Roughly 20% of carriers however, do have lower levels of factor VIII than normal. This can cause symptoms akin to those of mild hemophilia. In female carriers, symptoms can include vaginal mucosal bleeding, easy bruising and soft tissue bleeds. If factor VIII is low, there is also an increased risk of excessive bleeding following trauma or during surgery.
100% is the Standard Clotting Factor VIII Level
Healthy people who do not have a bleeding disorder usually have 100% of the factors they need to clot normally. (Technically speaking, someone can have between 50-200% of a given clotting factor and still be considered to be within normal ranges per the Hemophilia, von Willebrand Disease & Platelet Disorders Handbook.)
When someone does not have enough, or has a defect in a given clotting factor, their body cannot correct it on its own by manufacturing more.
Mild, Moderate, and Severe Hemophilia A Factor 8 Levels
According to the National Hemophilia Foundation:
• Mild hemophilia is associated with 6% to 50% factor VIII levels.
• Moderate hemophilia is associated with 1% to 5% factor VIII levels.
• Severe hemophilia is associated with less than 1% factor VIII levels.
Severe hemophilia A
People with severe hemophilia typically experience frequent bleeding events, including bleeding into soft tissues such as muscles, or joints, as often as one to twice per week or more, with or without, an obvious cause or injury. People with severe hemophilia can also develop significant joint damage due to frequent bleeds involving joints. While damage tends to accumulate over time, it can be somewhat mitigated by aggressive treatment.
Bleeding Episodes for Severe, Moderate, and Mild Hemophilia
Those with moderate hemophilia typically experience bleeding episodes with even minor injuries. They may experience a bleeding event as often as once a month or more. They may also experience joint problems due to hemarthrosis (bleeding into joint spaces). Mild hemophilia, on the other hand, rarely causes obvious bleeding into joint spaces.

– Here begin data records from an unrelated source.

void CapsuleDeleter(PyObject* cap) {
  if (PyCapsule_IsValid(cap, "dltensor")) {
    auto* t = static_cast<DLManagedTensor*>(PyCapsule_GetPointer(cap, "dltensor"));
    if (t != nullptr && t->deleter != nullptr) t->deleter(t);
  }
}

template <typename T>
DLDataType DType() {
  DLDataType d;
  d.lanes = 1;
  d.bits = sizeof(T) * 8;
  d.code = std::is_floating_point<T>::value ? kDLFloat
                                            : (std::is_signed<T>::value ? kDLInt : kDLUInt);
  return d;
}

template <typename T>
py::object ToCapsule(const T* ptr, int64_t n, int device, std::shared_ptr<void> owner) {
  auto* ctx = new DLCtx();
  ctx->owner = std::move(owner);
  ctx->shape = {n};
  auto* t = new DLManagedTensor();
  t->dl_tensor.data = const_cast<T*>(ptr);
  t->dl_tensor.device = DLDevice{kDLROCM, device};
  t->dl_tensor.ndim = 1;
  t->dl_tensor.dtype = DType<T>();
  t->dl_tensor.shape = ctx->shape.data();
  t->dl_tensor.strides = nullptr;
  t->dl_tensor.byte_offset = 0;
  t->manager_ctx = ctx;
  t->deleter = DLDeleter;
  return py::reinterpret_steal<py::object>(PyCapsule_New(t, "dltensor", CapsuleDeleter));
}

template <typename T>
py::array_t<T> ToNumpy(const T* ptr, size_t n) {
  py::array_t<T> a(n);
  if (n != 0) std::memcpy(a.mutable_data(), ptr, n * sizeof(T));
  return a;
}

template <typename I>
py::dict BlockToDict(const RowBlock<I>& b) {
  py::dict d;
  const size_t nnz = b.offset[b.size] - b.offset[0];
  std::vector<uint64_t> off(b.size + 1);
  for (size_t i = 0; i <= b.size; ++i) off[i] = b.offset[i] - b.offset[0];
  d["offset"] = ToNumpy(off.data(), off.size());
  d["label"] = ToNumpy(b.label, b.size);
  d["weight"] = b.weight ? py::object(ToNumpy(b.weight, b.size)) : py::none();
  d["qid"] = b.qid ? py::object(ToNumpy(b.qid, b.size)) : py::none();
  d["field"] = b.field ? py::object(ToNumpy(b.field + b.offset[0], nnz)) : py::none();
  d["index"] = ToNumpy(b.index + b.offset[0], nnz);
  d["value"] = b.value ? py::object(ToNumpy(b.value + b.offset[0], nnz)) : py::none();
  return d;
}

template <typename I>
class PyParser {
 public:
  PyParser(const std::string& uri, unsigned part, unsigned nparts, const std::string& type) {
    py::gil_scoped_release nogil;
    p_.reset(Parser<I>::Create(uri.c_str(), part, nparts, type.c_str()));
  }
  ~PyParser() {
    py::gil_scoped_release nogil;
    p_.reset();
  }
  bool Next() {
    py::gil_scoped_release nogil;
    return p_->Next();
  }
  py::dict Value() { return BlockToDict(p_->Value()); }
  void BeforeFirst() { p_->BeforeFirst(); }
  size_t BytesRead() const { return p_->BytesRead(); }
  py::tuple Drain() {
    size_t rows = 0, nnz = 0;
    double t0 = GetTime();
    {
      py::gil_scoped_release nogil;
      while (p_->Next()) {
        const auto& b = p_->Value();
        rows += b.size;
        nnz += b.offset[b.size] - b.offset[0];
      }
    }
    return py::make_tuple(rows, nnz, GetTime() - t0);
  }

 private:
  std::unique_ptr<Parser<I>> p_;
};

template <typename I>
class PyRowBlockIter {
 public:
  PyRowBlockIter(const std::string& uri, unsigned part, unsigned nparts, const std::string& type) {
    py::gil_scoped_release nogil;
    it_.reset(RowBlockIter<I>::Create(uri.c_str(), part, nparts, type.c_str()));
  }
  bool Next() {
    py::gil_scoped_release nogil;
    return it_->Next();
  }
  py::dict Value() { return BlockToDict(it_->Value()); }
  void BeforeFirst() { it_->BeforeFirst(); }
  size_t NumCol() const { return it_->NumCol(); }

 private:
  std::unique_ptr<RowBlockIter<I>> it_;
};
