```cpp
struct AuxWorker {
  static constexpr int kSpinUs = 300;
  std::thread th;
  std::mutex mu;
  std::condition_variable cv;
  std::function<void()> job;
  std::atomic<int> state{0};
  std::atomic<bool> busy{false};
  static bool spin_until(const std::function<bool()>& pred, int us) {
    const auto t0 = std::chrono::steady_clock::now();
    while (!pred()) {
      if (std::chrono::steady_clock::now() - t0 > std::chrono::microseconds(us)) return pred();
#if defined(__x86_64__)
      __builtin_ia32_pause();
#endif
    }
    return true;
  }
  AuxWorker() {
    th = std::thread([this] {
      for (;;) {
        if (!spin_until([this] { return state.load(std::memory_order_acquire) != 0; }, kSpinUs)) {
          std::unique_lock<std::mutex> lk(mu);
          cv.wait(lk, [this] { return state.load(std::memory_order_acquire) != 0; });
        }
        if (state.load(std::memory_order_acquire) == 2) return;
        std::function<void()> j;
        {
          std::lock_guard<std::mutex> lk(mu);
          j = std::move(job);
          state.store(0, std::memory_order_release);
        }
        j();
        {
          std::lock_guard<std::mutex> lk(mu);
          busy.store(false, std::memory_order_release);
// ... 108 lines not shown
```

libultrahdr_amd/csrc/api_internal.h:

```cpp
#ifndef UHDR_HIP_API_INTERNAL_H
#define UHDR_HIP_API_INTERNAL_H

#pragma GCC visibility push(default)
#include "uhdr_hip.h"
#pragma GCC visibility pop

#include <cfloat>
#include <chrono>
#include <cmath>
#include <cstdarg>
#include <cstdio>
#include <cstring>
#include <atomic>
#include <functional>
#include <map>
#include <memory>
#include <string>
#include <thread>
#include <vector>
#include "exact_math.h"
#include "host_tables.h"
#include "uhdr_types.h"
#include "rccl_bind.h"

// ... 24 lines not shown
                        "HIP error '%s' at %s:%d", hipGetErrorString(e_), __FILE__, __LINE__); \
  } while (0)
#define UHDR_TRY(expr)                                 \
  do {                                                 \
    uhdr_error_info_t s_ = (expr);                     \
    if (s_.error_code != UHDR_CODEC_OK) return s_;     \
  } while (0)

struct DbgClock {
  bool on;
  std::chrono::steady_clock::time_point t0;
  DbgClock() : on(getenv("UHDR_HIP_CLOCK_DEBUG") != nullptr), t0(std::chrono::steady_clock::now()) {}
  void mark(const char* what) const {
    if (on) fprintf(stderr, "uhdr_hip:   [%7.1f us] %s\n", std::chrono::duration<double, std::micro>(std::chrono::steady_clock::now() - t0).count(), what);
  }
};

struct ProfEntry {
  hipEvent_t a, b;
  std::string family;
};

constexpr int kTableSlots = 4;

struct DeviceBuf {
  void* p = nullptr;
  size_t cap = 0;
};

struct uhdr_hip_ctx {
  int device = 0;
  hipStream_t own_stream = nullptr;
  hipStream_t stream = nullptr;
  float* d_srgb = nullptr;
  float* d_hlg_inv = nullptr;
  float* d_pq_inv = nullptr;
  float* d_hlg_oetf = nullptr;
  float* d_pq_oetf = nullptr;
  float* d_hlg_buckets = nullptr;
  float* d_pq_buckets = nullptr;
  float* d_hlg_buckets_pre = nullptr;
  float* d_pq_buckets_pre = nullptr;
  float* d_hlg_inv_ootf = nullptr;
  double* d_math = nullptr;
  float* h_tab[kTableSlots] = {};
  float* d_tab[kTableSlots] = {};
  size_t tab_cap[kTableSlots] = {};
  hipEvent_t tab_ev[kTableSlots] = {};
  std::string tab_key[kTableSlots];
  int tab_next = 0;
  DeviceBuf scratch[8];
  uhdr_hip_stats_t stats = {};
  bool huff_serial_ok = true;
  DeviceBuf enc[3];
  uhdr_hip_ctx* aux = nullptr;
  struct AuxWorker* aux_worker = nullptr;
  DeviceBuf jpg[6];
  struct Resident {
    DeviceBuf buf;
    bool valid = false;
    uhdr_img_fmt_t fmt = UHDR_IMG_FMT_UNSPECIFIED;
    unsigned int w = 0, h = 0;
    const void* host[3] = {};
    unsigned int host_stride[3] = {};
    size_t off[3] = {};
    unsigned int dev_stride[3] = {};
    unsigned int prows[3] = {}, pcols[3] = {};
    bool host_unwritten = false;
    bool adopted = false;
    void* adopt_dst = nullptr;
    unsigned int adopt_stride = 0, adopt_w = 0, adopt_h = 0;
    bool adopt_expand = false;
  } resident[2];
  struct HuffHint { uint32_t sub_bits = 0, bits_per_block = 0; } huff_hint[16];
  struct HuffTabCache {
    bool valid = false, fast_ok = false;
    uint8_t key[4 * (17 + 256)] = {};
    DeviceBuf dev;
  } huff_tabs;
  struct PinArena {
    void* p = nullptr;
    size_t cap = 0, off = 0;
    hipEvent_t ev = nullptr;
    bool ev_pending = false;
  } pin;
  uint32_t* h_flags = nullptr;
  bool resident_on = false;
  bool resident_lazy = false;
  uhdr_error_info_t sticky = {};
  unsigned int resident_next = 0;
  struct PendingCopy {
    DeviceBuf buf;
    bool on = false;
    size_t off = 0, pitch = 0, dst_pitch = 0;
    unsigned int w = 0, h = 0, bps = 0;
    bool expand = false;
    void* dst = nullptr;
    DeviceBuf tmp;
  } pending;
  struct MallEntry { const void* p; uint64_t stamp; };
  std::vector<MallEntry> mall;
  uint64_t mall_clock = 0;
  DeviceBuf minmax;
  uint32_t* d_huff = nullptr;
  CoefSrc* d_coef_src = nullptr;
  unsigned int coef_src_next = 0;
// ... 94 lines not shown
```

libultrahdr_amd/csrc/huffman_encode.hip:

```cpp
#include "lds_copy.h"
#include "wg_scan.h"
#include "uhdr_types.h"

namespace uhdr {
namespace {

constexpr int kSegBlocks = 64;
constexpr int kWordsPerBlock = 52;
constexpr int kCoefRow = 33;

__device__ __forceinline__ uint32_t wave_incl_scan(uint32_t v, uint32_t lane) {
#pragma unroll
  for (int d = 1; d < 64; d <<= 1) {
    const uint32_t y = (uint32_t)__shfl_up((int)v, d, 64);
    if (lane >= (uint32_t)d) v += y;
  }
  return v;
}
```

Bleeding episodes are usually related to obvious trauma, surgery, dental work, or injections (shots). Someone can have mild hemophilia and never experience a serious bleeding issue.

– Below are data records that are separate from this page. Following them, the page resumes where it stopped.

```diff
@@ -873,6 +886,22 @@
 
 #pragma unroll
         for (int i = L - 1; i >= 0; --i) {
+            [[maybe_unused]] double wn[MF_KS], wr[MF_KS], aF[2][4], aS[2][4], aC[2];
+            if (DWE && i > 0) {
+                const double* wrl = lds + M::WRB + (i - 1) * MF_KS * 16 + q * 4 + (lane & 3);
+#pragma unroll
+                for (int s = 0; s < MF_KS; ++s) { wn[s] = lds[M::WN + ((i - 1) * MF_KS + s) * 64 + lofs]; wr[s] = wrl[s * 16]; }
+#pragma unroll
+                for (int ch = 0; ch < 2; ++ch) {
+                    const double* TA = TAB + (2 + 2 * (i - 1) + ch) * TRT;
+#pragma unroll
+                    for (int kk = 0; kk < 4; ++kk) {
+                        aF[ch][kk] = TA[pt * MF_LD + 4 * kk + q];
+                        aS[ch][kk] = TA[(16 + (lane & 3)) * MF_LD + 4 * kk + q];
+                    }
+                    aC[ch] = TA[(16 + (lane & 3)) * MF_LD + (pt & 12) + q];
+                }
+            }
 #pragma unroll
             for (int s = 0; s < MF_KS; ++s) {
                 const double a = sv[i * MF_KS + s];
@@ -888,6 +917,51 @@
                     dW1[0][s] += x0 * zbar[0][s] + gb[1] * zbar[1][s];
                     dW1[1][s] += x1 * zbar[0][s] + gb[2] * zbar[1][s];
                 }
+            } else if constexpr (DWE) {
+#pragma unroll
+                for (int ch = 0; ch < 2; ++ch) {
+                    double* TB = TAB + ch * TRT;
+#pragma unroll
+                    for (int s = 0; s < MF_KS; ++s) TB[(4 * s + q) * MF_LD + pt] = zbar[ch][s];
+                }
+                pj_wave_sync();
+                double bF[2][4], bS[2][4], bC[2];
+#pragma unroll
+                for (int ch = 0; ch < 2; ++ch) {
+                    const double* TB = TAB + ch * TRT;
+#pragma unroll
+                    for (int kk = 0; kk < 4; ++kk) {
+                        bF[ch][kk] = TB[pt * MF_LD + 4 * kk + q];
+                        bS[ch][kk] = TB[(16 + (lane & 3)) * MF_LD + 4 * kk + q];
+                    }
+                    bC[ch] = TB[(16 + (lane & 3)) * MF_LD + (pt & 12) + q];
+                }
+                pj_wave_sync();
+#pragma unroll
+                for (int ch = 0; ch < 2; ++ch) {
+                    v4d acc = v4d{0.0, 0.0, 0.0, 0.0};
+                    double h4 = 0.0;
+#pragma unroll
+                    for (int s = 0; s < MF_KS; ++s) {
+                        acc = __builtin_amdgcn_mfma_f64_16x16x4f64(wn[s], zbar[ch][s], acc, 0, 0, 0);
+                        h4 = __builtin_amdgcn_mfma_f64_4x4x4f64(wr[s], zbar[ch][s], h4, 0, 0, 0);
+                    }
+#pragma unroll
+                    for (int s = 0; s < 4; ++s) hbar[ch][s] = acc[s];
+                    hbar[ch][4] = h4;
+                }
+                FZ_SEG(2 + 2 * (L - 1 - i));
+#pragma unroll
+                for (int ch = 0; ch < 2; ++ch) {
+#pragma unroll
+                    for (int kk = 0; kk < 4; ++kk) {
+                        dWacc[i - 1] = __builtin_amdgcn_mfma_f64_16x16x4f64(aF[ch][kk], bF[ch][kk], dWacc[i - 1], 0, 0, 0);
+                        dS10[i - 1] = __builtin_amdgcn_mfma_f64_4x4x4f64(aS[ch][kk], bF[ch][kk], dS10[i - 1], 0, 0, 0);
+                        dS01[i - 1] = __builtin_amdgcn_mfma_f64_4x4x4f64(bS[ch][kk], aF[ch][kk], dS01[i - 1], 0, 0, 0);
+                    }
+                    accC[i - 1] = __builtin_amdgcn_mfma_f64_4x4x4f64(aC[ch], bC[ch], accC[i - 1], 0, 0, 0);
+                }
+                FZ_SEG(3 + 2 * (L - 1 - i));
             } else {
                 pj_wave_sync();
 #pragma unroll
```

Clotting Factor 8 and the Clotting Cascade
When there is damage to a blood vessel the body protects itself from excessive blood loss by triggering a complex response called a clotting cascade. The clotting cascade seals off the blood vessel, first with a soft clot, then a much stronger one called a fibrin clot, which is later reabsorbed by the body when the tissues have been repaired.
Factor VIII is one of 13 clotting (coagulation) factors. (Clotting factors do not occur in numerical sequence; they are named in order of their discovery, not in the order they work in the clotting cascade.)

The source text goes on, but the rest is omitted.